Restaking is a concept introduced by EigenLayer, Symbiotic’s main rival.

In short, this process enables ETH stakers to earn additional staking rewards by letting blockchain services repurpose their ETH deposits to leverage Ethereum’s security. Instead of building their own cryptoeconomic security infrastructure from scratch, blockchain services can use the existing security of Ethereum (or other PoS chains).

Platforms like Symbiotic and EigenLayer act as middlemen between ETH stakers and blockchain services seeking to benefit from the mainnet’s security.

Both restaking platforms enable users to deposit ETH and LSTs to target higher rewards.

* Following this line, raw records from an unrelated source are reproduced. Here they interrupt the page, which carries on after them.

int syn3r_trace_enable(int on);
void* syn3r_trace_session(void);
int syn3r_trace_attach(void* session);
// ... 114 lines not shown
                              const float* projmatrix, const float* campos, float tanfovx, float tanfovy, int H, int W,
                              const float* bg, const int* radii, void* geom, size_t geom_bytes,
                              const unsigned* point_list, void* image, size_t image_bytes, const float* dL_dcolor,
                              const float* dL_ddepth, const float* dL_dalpha, float* dL_dmeans3D, float* dL_dscales,
                              float* dL_drotations, float* dL_dopacities, float* dL_dshs, float* dL_dmeans2D,
                              float* dL_dconfidence, void* workspace, size_t workspace_bytes, int raw, int flags,
                              const float* filter3d, void* stream);
int syn3r_raster_backward_abs(int N, int sh_degree, int sh_coeffs, long long P, const float* means3D,
                              const float* scales, const float* rotations, const float* opacities, const float* shs,
                              const float* confidence, float scale_modifier, const float* viewmatrix,
                              const float* projmatrix, const float* campos, float tanfovx, float tanfovy, int H, int W,
                              const float* bg, const int* radii, void* geom, size_t geom_bytes,
                              const unsigned* point_list, void* image, size_t image_bytes, const float* dL_dcolor,
                              const float* dL_ddepth, const float* dL_dalpha, float* dL_dmeans3D, float* dL_dscales,
                              float* dL_drotations, float* dL_dopacities, float* dL_dshs, float* dL_dmeans2D,
                              float* dL_dconfidence, void* workspace, size_t workspace_bytes, int raw, int flags,
                              const float* filter3d, float* dL_dmeans2D_abs, void* stream);
size_t syn3r_raster_backward_cam_workspace_bytes(int N);
int syn3r_raster_backward_cam(int N, int sh_degree, int sh_coeffs, long long P, const float* means3D,
                              const float* scales, const float* rotations, const float* opacities, const float* shs,
                              const float* confidence, float scale_modifier, const float* viewmatrix,
                              const float* projmatrix, const float* campos, float tanfovx, float tanfovy, int H, int W,
                              const float* bg, const int* radii, void* geom, size_t geom_bytes,
                              const unsigned* point_list, void* image, size_t image_bytes, const float* dL_dcolor,
                              const float* dL_ddepth, const float* dL_dalpha, float* dL_dmeans3D, float* dL_dscales,
                              float* dL_drotations, float* dL_dopacities, float* dL_dshs, float* dL_dmeans2D,
                              float* dL_dconfidence, void* workspace, size_t workspace_bytes, int raw, int flags,
                              const float* filter3d, float* dL_dmeans2D_abs, float* dL_dcamera, int accumulate,
                              void* stream);
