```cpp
template <typename TI, typename TO, int MAXV>
__global__ __launch_bounds__(256) void layernorm_fwd2_kernel(const TI* __restrict__ x, long ldx, const float* __restrict__ w,
                                                             const float* __restrict__ b, TO* __restrict__ y, long ldy,
                                                             float* __restrict__ mean_out, float* __restrict__ rstd_out,
                                                             long rows, int D, float eps) {
  constexpr int VI = Elem<TI>::VEC;
  const int lane = threadIdx.x & 63;
  const long row0 = ((long)blockIdx.x * 4 + (threadIdx.x >> 6)) * 2;
  if (row0 >= rows) return;
  const bool two = row0 + 1 < rows;
  const int nvec = D / VI;
  float v[2][MAXV][VI];
  float s[2] = {0.f, 0.f};
#pragma unroll
  for (int u = 0; u < 2; u++)
#pragma unroll
    for (int i = 0; i < MAXV; i++) {
      const int vi = lane + i * 64;
      if (vi < nvec && (u == 0 || two)) {
        Vec16<TI> t = as_vec<TI>(*(const uint4*)(x + (row0 + u) * ldx + (long)vi * VI));
#pragma unroll
        for (int j = 0; j < VI; j++) { v[u][i][j] = to_f32(t.v[j]); s[u] += v[u][i][j]; }
      } else {
#pragma unroll
        for (int j = 0; j < VI; j++) v[u][i][j] = 0.f;
      }
    }
  float mean[2], rstd[2];
#pragma unroll
  for (int u = 0; u < 2; u++) mean[u] = wave_sum(s[u]) / (float)D;
#pragma unroll
  for (int u = 0; u < 2; u++) {
    float s2 = 0.f;
#pragma unroll
    for (int i = 0; i < MAXV; i++) {
      const int vi = lane + i * 64;
      if (vi < nvec) {
#pragma unroll
        for (int j = 0; j < VI; j++) { const float d = v[u][i][j] - mean[u]; s2 += d * d; }
      }
    }
    rstd[u] = rsqrtf(wave_sum(s2) / (float)D + eps);
  }
  if (lane == 0) {
    if (mean_out) { mean_out[row0] = mean[0]; if (two) mean_out[row0 + 1] = mean[1]; }
    if (rstd_out) { rstd_out[row0] = rstd[0]; if (two) rstd_out[row0 + 1] = rstd[1]; }
  }
#pragma unroll
  for (int i = 0; i < MAXV; i++) {
    const int vi = lane + i * 64;
    if (vi < nvec) {
      const int c0 = vi * VI;
#pragma unroll
      for (int u = 0; u < 2; u++) {
        if (u == 1 && !two) break;
#pragma unroll
        for (int j = 0; j < VI; j++) y[(row0 + u) * ldy + c0 + j] = from_f32<TO>((v[u][i][j] - mean[u]) * rstd[u] * w[c0 + j] + b[c0 + j]);
      }
    }
  }
}

template <typename T, int MAXV>
__global__ __launch_bounds__(256) void layernorm_bwd_dx_kernel(const T* __restrict__ x, const T* __restrict__ dy,
                                                               const float* __restrict__ w, const float* __restrict__ mean,
                                                               const float* __restrict__ rstd, T* __restrict__ dx, long rows, int D,
                                                               const T* __restrict__ dres) {
  constexpr int VI = Elem<T>::VEC;
  const int lane = threadIdx.x & 63;
  const long row = (long)blockIdx.x * 4 + (threadIdx.x >> 6);
  if (row >= rows) return;
  const int nvec = D / VI;
  const float mu = mean[row], rs = rstd[row];
  float xh[MAXV][VI], g[MAXV][VI];
  float c1 = 0.f, c2 = 0.f;
#pragma unroll
  for (int i = 0; i < MAXV; i++) {
    int vi = lane + i * 64;
    if (vi < nvec) {
      Vec16<T> tx = as_vec<T>(*(const uint4*)(x + row * (long)D + (long)vi * VI));
// ... 565 lines not shown
  if (i >= n) return;
  const float m = sums[i * 2] * inv_count;
  float var = sums[i * 2 + 1] * inv_count - m * m;
  var = var > 0.f ? var : 0.f;
  mean[i] = m;
  rstd[i] = rsqrtf(var + eps);
  if (run_mean) {
    run_mean[i] = (1.f - momentum) * run_mean[i] + momentum * m;
    run_var[i] = (1.f - momentum) * run_var[i] + momentum * var * unbias;
  }
}

__global__ __launch_bounds__(256) void norm_param_grads_kernel(const float* __restrict__ bs, float* __restrict__ dw, float* __restrict__ db,
                                                               int G, int C) {
  const int c = blockIdx.x * 256 + threadIdx.x;
  if (c >= C) return;
  float a = 0.f, b = 0.f;
  for (int g = 0; g < G; g++) { b += bs[((long)g * C + c) * 2]; a += bs[((long)g * C + c) * 2 + 1]; }
  dw[c] = a; db[c] = b;
}

int grid_for(long total) { long g = (total + 255) / 256; return (int)(g > 8192 ? 8192 : (g < 1 ? 1 : g)); }

template <typename TI, typename TO>
int ln_fwd_dispatch(const void* x, long ldx, const float* w, const float* b, void* y, long ldy, float* m, float* r, long rows,
                    int D, float eps, hipStream_t st) {
  const int nvec = D / Elem<TI>::VEC;
  const int maxv = (nvec + 63) / 64;
  dim3 grid((unsigned)((rows + 3) / 4)), block(256);
  static int wave_slots = 0;
  if (!wave_slots) {
    int dev = 0; hipDeviceProp_t prop;
    wave_slots = (hipGetDevice(&dev) == hipSuccess && hipGetDeviceProperties(&prop, dev) == hipSuccess) ? 32 * prop.multiProcessorCount : 8192;
  }
  if (g_ln_rows2 && maxv <= 4 && (g_ln_rows2 > 1 || (rows > wave_slots && rows <= 2L * wave_slots))) {
    dim3 grid2((unsigned)((rows + 7) / 8));
#define LN2_LAUNCH(MV) hipLaunchKernelGGL((layernorm_fwd2_kernel<TI, TO, MV>), grid2, block, 0, st, (const TI*)x, ldx, w, b, (TO*)y, ldy, m, r, rows, D, eps)
    if (maxv <= 1) LN2_LAUNCH(1); else if (maxv <= 2) LN2_LAUNCH(2); else LN2_LAUNCH(4);
#undef LN2_LAUNCH
    return du_check_launch();
  }
#define LN_LAUNCH(MV) hipLaunchKernelGGL((layernorm_fwd_kernel<TI, TO, MV>), grid, block, 0, st, (const TI*)x, ldx, w, b, (TO*)y, ldy, m, r, rows, D, eps)
  if (maxv <= 1) LN_LAUNCH(1); else if (maxv <= 2) LN_LAUNCH(2); else if (maxv <= 4) LN_LAUNCH(4);
  else if (maxv <= 8) LN_LAUNCH(8); else if (maxv <= 16) LN_LAUNCH(16); else return DU_ERR_UNSUPPORTED;
#undef LN_LAUNCH
  return du_check_launch();
}

template <typename T>
int ln_bwd_dispatch(const void* x, const void* dy, const float* w, const float* mean, const float* rstd, void* dx, float* dwdb,
                    long rows, int D, float* ws, long ws_elems, const void* dres, hipStream_t st) {
  const int nvec = D / Elem<T>::VEC;
  const int maxv = (nvec + 63) / 64;
  dim3 grid((unsigned)((rows + 3) / 4)), block(256);
  {
    static const bool off = DU_GETENV("DU_LN_BWD_FUSED") && atoi(DU_GETENV("DU_LN_BWD_FUSED")) == 0;
    const int STRIP = pick_strip(1, rows, D, Elem<T>::VEC);
    const long strips = (rows + STRIP - 1) / STRIP;
    const size_t lds = (size_t)3 * D * 2 * sizeof(float);
    if (!off && maxv <= 4 && ws && ws_elems >= strips * D * 2 && lds <= 64 * 1024) {
      return strip_launch(dwdb, ws, ws_elems, 1, strips, D, st, [&](float* part) {
#define LNF_LAUNCH(MV) hipLaunchKernelGGL((layernorm_bwd_fused_kernel<T, MV>), dim3((unsigned)strips), block, lds, st, (const T*)x, (const T*)dy, w, mean, rstd, (T*)dx, rows, D, (const T*)dres, STRIP, part)
        if (maxv <= 1) LNF_LAUNCH(1); else if (maxv <= 2) LNF_LAUNCH(2); else LNF_LAUNCH(4);
#undef LNF_LAUNCH
      }, 2);
// ... 11 lines not shown
}

}

int du_norm_finalize_planar(const float* part, float* out, int strips, int C, hipStream_t st) {
  if ((long)C * 2 >= 4096) hipLaunchKernelGGL(finalize_kernel<32>, dim3((unsigned)((C * 2 + 31) / 32)), dim3(256), 0, st, part, out, 1, strips, C * 2, 2);
  else hipLaunchKernelGGL(finalize_kernel<4>, dim3((unsigned)((C * 2 + 3) / 4)), dim3(256), 0, st, part, out, 1, strips, C * 2, 2);
  return du_check_launch();
}

extern "C" int du_layernorm_fwd(int in_dtype, int out_dtype, const void* x, int64_t ldx, const float* w, const float* b, void* y,
                                int64_t ldy, float* mean_out, float* rstd_out, int64_t rows, int D, float eps, void* stream) {
  hipStream_t st = (hipStream_t)stream;
  if (rows <= 0 || D <= 0 || !x || !y || !w || !b) return DU_ERR_BAD_ARG;
  const int vi = in_dtype == DU_BF16 ? 8 : 4;
  if (D % vi || ldx % vi) return DU_ERR_BAD_ARG;
  if (in_dtype == DU_F32 && out_dtype == DU_F32) return ln_fwd_dispatch<float, float>(x, ldx, w, b, y, ldy, mean_out, rstd_out, rows, D, eps, st);
  if (in_dtype == DU_F32 && out_dtype == DU_BF16) return ln_fwd_dispatch<float, bf16_t>(x, ldx, w, b, y, ldy, mean_out, rstd_out, rows, D, eps, st);
  if (in_dtype == DU_BF16 && out_dtype == DU_BF16) return ln_fwd_dispatch<bf16_t, bf16_t>(x, ldx, w, b, y, ldy, mean_out, rstd_out, rows, D, eps, st);
  if (in_dtype == DU_BF16 && out_dtype == DU_F32) return ln_fwd_dispatch<bf16_t, float>(x, ldx, w, b, y, ldy, mean_out, rstd_out, rows, D, eps, st);
  return DU_ERR_BAD_ARG;
}

extern "C" int du_strip_finalize(const float* part, float* out, int G, int strips, int C, void* stream) {
  hipStream_t st = (hipStream_t)stream;
  if (!part || !out || G <= 0 || strips <= 0 || C <= 0) return DU_ERR_BAD_ARG;
  if ((long)G * C * 2 >= 4096) {
    const int chunks = (C * 2 + 31) / 32;
    hipLaunchKernelGGL(finalize_kernel<32>, dim3((unsigned)(G * chunks)), dim3(256), 0, st, part, out, G, strips, C * 2, 0);
  } else {
    const int chunks = (C * 2 + 3) / 4;
    hipLaunchKernelGGL(finalize_kernel<4>, dim3((unsigned)(G * chunks)), dim3(256), 0, st, part, out, G, strips, C * 2, 0);
  }
  return du_check_launch();
}

extern "C" int64_t du_reduce_ws_elems(int dtype, int G, int64_t P, int C) {
  const int v = dtype == DU_BF16 ? 8 : 4;
  if (G <= 0 || P <= 0 || C <= 0 || C % v) return 0;
  const int STRIP = pick_strip(G, P, C, v);
  return (int64_t)G * ((P + STRIP - 1) / STRIP) * C * 2;
}

extern "C" int du_layernorm_bwd(int dtype, const void* x, const void* dy, const float* w, const float* mean, const float* rstd,
                                void* dx, float* dwdb, int64_t rows, int D, float* ws, int64_t ws_elems, const void* dres, void* stream) {
  hipStream_t st = (hipStream_t)stream;
// ... 177 lines not shown
```

### dinounet_amd/dinov3/vision_transformer.py

```python
import math
import os

import numpy as np
import torch
from torch import nn

from .. import ops
from .._lib import ACT_GELU

VIT_CONFIGS = {
    "dinounet_s": dict(embed_dim=384, depth=12, num_heads=6, ffn_layer="mlp", ffn_ratio=4.0, qkv_bias=True),
    "dinounet_b": dict(embed_dim=768, depth=12, num_heads=12, ffn_layer="mlp", ffn_ratio=4.0, qkv_bias=True),
    "dinounet_l": dict(embed_dim=1024, depth=24, num_heads=16, ffn_layer="mlp", ffn_ratio=4.0, qkv_bias=True),
    "dinounet_7b": dict(embed_dim=4096, depth=40, num_heads=32, ffn_layer="swiglu64", ffn_ratio=3.0, qkv_bias=False,
                        untie_global_and_local_cls_norm=True, drop_path_rate=0.4),
}


class LinearKMaskedBias(nn.Linear):

    def __init__(self, *a, **k):
        super().__init__(*a, **k)
        if self.bias is not None:
            self.register_buffer("bias_mask", torch.full_like(self.bias, fill_value=math.nan))
# ... 202 lines not shown
        take = list(n)
        sin_all, cos_all = self.rope_embed.sincos_all(hp, wp, x.device, self.training, len(pk["blocks"]))
        rope_grid = (hp, wp)
        sd = self.training and self.drop_path_rate > 0.0
        k_sub = max(int(B * (1 - self.drop_path_rate)), 1)
        if sd:
            alpha = torch.full((1,), B / k_sub, dtype=torch.float32, device=x.device)

        def attn_branch(xr, Bs, i, d, scale, ws):
            h, _, _ = ops.layernorm_raw(xr, d["n1w"], d["n1b"], 1e-5, dtype)
            a = ops.qkv_attention(h, d["qkv_w"], d["qkv_b"], sin_all[i], cos_all[i], Bs, N, nh, dh, npre, ws, grid=rope_grid)
            ops.mm(a, d["proj_w"], bias=d["proj_b"], gamma=d["g1"], residual=xr, out=xr, row_scale=scale, rs_rows=xr.shape[0] if scale is not None else 0)

        def ffn_branch(xr, d, scale):
            h, _, _ = ops.layernorm_raw(xr, d["n2w"], d["n2b"], 1e-5, dtype)
            rs = xr.shape[0] if scale is not None else 0
            if "fc1_w" in d:
                u = ops.mm(h, d["fc1_w"], bias=d["fc1_b"], act=ACT_GELU)
                ops.mm(u, d["fc2_w"], bias=d["fc2_b"], gamma=d["g2"], residual=xr, out=xr, row_scale=scale, rs_rows=rs)
            else:
                u = ops.mm_swiglu(h, d["w12"], d["b12"])
                ops.mm(u, d["w3"], bias=d["b3"], gamma=d["g2"], residual=xr, out=xr, row_scale=scale, rs_rows=rs)

        taps = [torch.empty((B, N, D), dtype=dtype, device=x.device) for _ in take]

        def run_chain(b0, b1, ws):
            Bs = b1 - b0
            xc = xs[b0:b1].view(Bs * N, D)
            t = 0
            for i, d in enumerate(pk["blocks"]):
                attn_branch(xc, Bs, i, d, None, ws)
                ffn_branch(xc, d, None)
                if i in take:
                    o = taps[t][b0:b1].view(Bs * N, D)
                    if norm:
                        ops.layernorm_raw(xc, pk["norm_w"], pk["norm_b"], 1e-5, dtype, out=o)
                    else:
                        o.copy_(xc)
                    t += 1
            assert t == len(take), f"only {t} / {len(take)} blocks found"

        nch = self.chains if (x.is_cuda and not sd and ops.PROFILE is None and self.chains > 1 and B >= 2 * self.chains
                              and dtype == torch.bfloat16) else 1
        pending = []
        if sd:
            x2 = xs.view(B * N, D)
            t = 0
            for i, d in enumerate(pk["blocks"]):
                if self.pinned_subsets is not None:
                    i1, i2 = (t_.to(x.device) for t_ in self.pinned_subsets[i])
                else:
                    i1 = torch.randperm(B, device=x.device)[:k_sub]
                    i2 = torch.randperm(B, device=x.device)[:k_sub]
                xsub = ops.sample_gather(xs, i1)
                attn_branch(xsub.view(k_sub * N, D), k_sub, i, d, alpha, self._ws)
                ops.sample_scatter_(xs, xsub, i1)
                xsub = ops.sample_gather(xs, i2)
                ffn_branch(xsub.view(k_sub * N, D), d, alpha)
                ops.sample_scatter_(xs, xsub, i2)
                if i in take:
                    o = taps[t].view(B * N, D)
                    if norm:
                        ops.layernorm_raw(x2, pk["norm_w"], pk["norm_b"], 1e-5, dtype, out=o)
                    else:
                        o.copy_(x2)
                    t += 1
            assert t == len(take), f"only {t} / {len(take)} blocks found"
        elif nch == 1:
            run_chain(0, B, self._ws)
        else:
            main = torch.cuda.current_stream()
            key = str(x.device)
            if key not in self._chain_streams:
                self._chain_streams[key] = [torch.cuda.Stream(device=x.device) for _ in range(8)]
            per = (B + nch - 1) // nch
            ops.set_corun(nch)
            try:
                for c in range(nch):
                    b0, b1 = c * per, min(B, (c + 1) * per)
                    if b0 >= b1:
                        continue
                    st = self._chain_streams[key][c]
                    st.wait_stream(main)
                    with torch.cuda.stream(st):
                        run_chain(b0, b1, self._chain_ws.setdefault((key, c), {}))
                    pending.append(st)
            finally:
                ops.set_corun(1)

        keep = [xs, sin_all, cos_all, cols, tok]

        def join():
            if pending:
                cur = torch.cuda.current_stream()
                for st in pending:
                    cur.wait_stream(st)
                pending.clear()
            keep.clear()
            outs = [(o[:, npre:].contiguous(), o[:, 0].contiguous()) for o in taps]
            return tuple(outs) if return_class_token else tuple(o for o, _ in outs)

        return join


def build_backbone(model_name: str) -> DinoVisionTransformer:
    return DinoVisionTransformer(**VIT_CONFIGS[model_name])
```

### dinounet_amd/ops.py

```python
import ctypes as C
import math
import os
import weakref

import torch

from . import _lib
from ._lib import (ACT_GELU, ACT_LEAKY, ACT_NONE, ACT_RELU, ACT_SWIGLU, DU_BF16, DU_F32, IM2COL_COL, IM2COL_ROW, PLAIN_COL,
                   PLAIN_ROW, STORE_MSDA_PREP, STORE_PIXEL_SHUFFLE2, STORE_QKV_HEADS, STORE_QKV_ROPE, STORE_SLABS, ConvGeom, GemmArgs)

__all__ = ["mm", "linear", "conv2d", "conv_transpose2x2", "norm_act", "layer_norm", "msda", "dwconv3x3",
           "maxpool3x3s2", "bilinear_add", "bilinear_resize", "squeeze_excite", "dice_ce_loss", "dice_ce_masked_loss", "dice_bce_loss",
           "labels_to_regions", "val_dice_ce", "val_dice_bce", "ds_seg_loss", "downsample_seg"]


def _code(dt):
    if dt == torch.bfloat16:
        return DU_BF16
    if dt == torch.float32:
        return DU_F32
    raise RuntimeError(f"dinounet_amd: unsupported dtype {dt} (bf16 / fp32 only)")


def _req(*ts):
# ... 1518 lines not shown
        return (None, None, None, *dxs, *dws, *dbs, None)


def sync_bn_multi(xs, bns, act, group):
    n = len(xs)
    mods = [(bn.eps, bn.running_mean, bn.running_var, bn.momentum if bn.momentum is not None else 0.1) for bn in bns]
    return list(_SyncBNMulti.apply(group, act, n, *xs, *[bn.weight for bn in bns], *[bn.bias for bn in bns], mods))


def layernorm_raw(x2d, w, b, eps, out_dtype, want_stats=False, out=None):
    rows, D, ld = _rows2d(x2d)
    if out is None:
        y = torch.empty((rows, D), dtype=out_dtype, device=x2d.device)
    else:
        y = out
        assert y.shape == (rows, D) and y.dtype == out_dtype and y.is_contiguous()
    mean = rstd = None
    if want_stats:
        mean = torch.empty(rows, dtype=torch.float32, device=x2d.device)
        rstd = torch.empty(rows, dtype=torch.float32, device=x2d.device)
    _lib.check(_lib.lib().du_layernorm_fwd(_code(x2d.dtype), _code(out_dtype), _p(x2d), ld, _p(w), _p(b), _p(y), D, _p(mean),
                                           _p(rstd), rows, D, eps, _st()), "du_layernorm_fwd")
    return y, mean, rstd
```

While Symbiotic focuses on Ethereum, it also offers permissionless restaking to other decentralized networks, such as Ethereum layer 2s. 

How Does Symbiotic Work?

Symbiotic connects restakers with Ethereum-based services through an interface and has three main stakeholders:

  • Restakers who aim for more generous rewards

     

  • Networks and services that seek to repurpose staked ETH to integrate the mainnet security of Ethereum or other chains.

     

  • Operators that connect restakers with the networks and run infrastructure for the latter.

Source: Symbiotic

These stakeholders operate across five key layers, forming the following architecture model:

  • Collateral – this is the security layer of Symbiotic. Users can deposit ETH as well as other ERC-20 tokens, including LSTs.

     

  • Vaults – this is Symbiotic’s restaking layer. The platform delegates collateral assets to operators across Ethereum and other supported chains. The collateral is operated via secure vaults that can be managed by liquid staking platforms like Lido, liquid restaking platforms (offering equivalent tokens in exchange for restaked tokens for DeFi use), or institutional holders.

     

  • Operators –  operators form the infrastructure layer.

     

  • Resolvers – these entities act as arbitrators, passing or vetoing slashing penalties incurred by operators.

     

  • Networks – finally, services use restaked tokens to unlock security on Ethereum or other supported chains. They benefit from great customization features, such as operator selection or the ability to define the reward size or penalize operators and their delegators (restakers).

Source: Symbiotic

How To Use Symbiotic Restaking?

While Symbiotic’s architecture may seem complex, the restaking process for regular ETH holders is straightforward. It involves these simple steps:

  • Choose your assets to restake – Deposit ETH or a wide range of ERC-20 tokens and LSTs. LSTs can be obtained by depositing ETH on the respective liquid staking platforms, like Lido, earning rewards both from Lido and Symbiotic.

     

  • Connect wallet – Go to the Symbiotic app and connect your non-custodial wallet.

     

  • Choose restaking pool – Select the pool representing a particular token on the ‘Restake’ page. Some pools may reach maximum capacity and be unavailable.

Source: Symbiotic

  • Deposit – select the amount you want to restake and deposit the funds.

Source: Symbiotic

You can check the dashboard page at any time to monitor your deposits and rewards.

Source: Symbiotic

Symbiotic Stats

Symbiotic’s total value locked (TVL) crossed the $1 billion mark within one month of its launch.

Source: DefiLlama

The TVL exploded on July 4, when token inflows reached a record $700 million.


As of this writing, wstETH, the wrapped version of
Lido’s stETH, accounts for about two-thirds of all deposits. Coinbase’s cbETH comes next with a 10% share.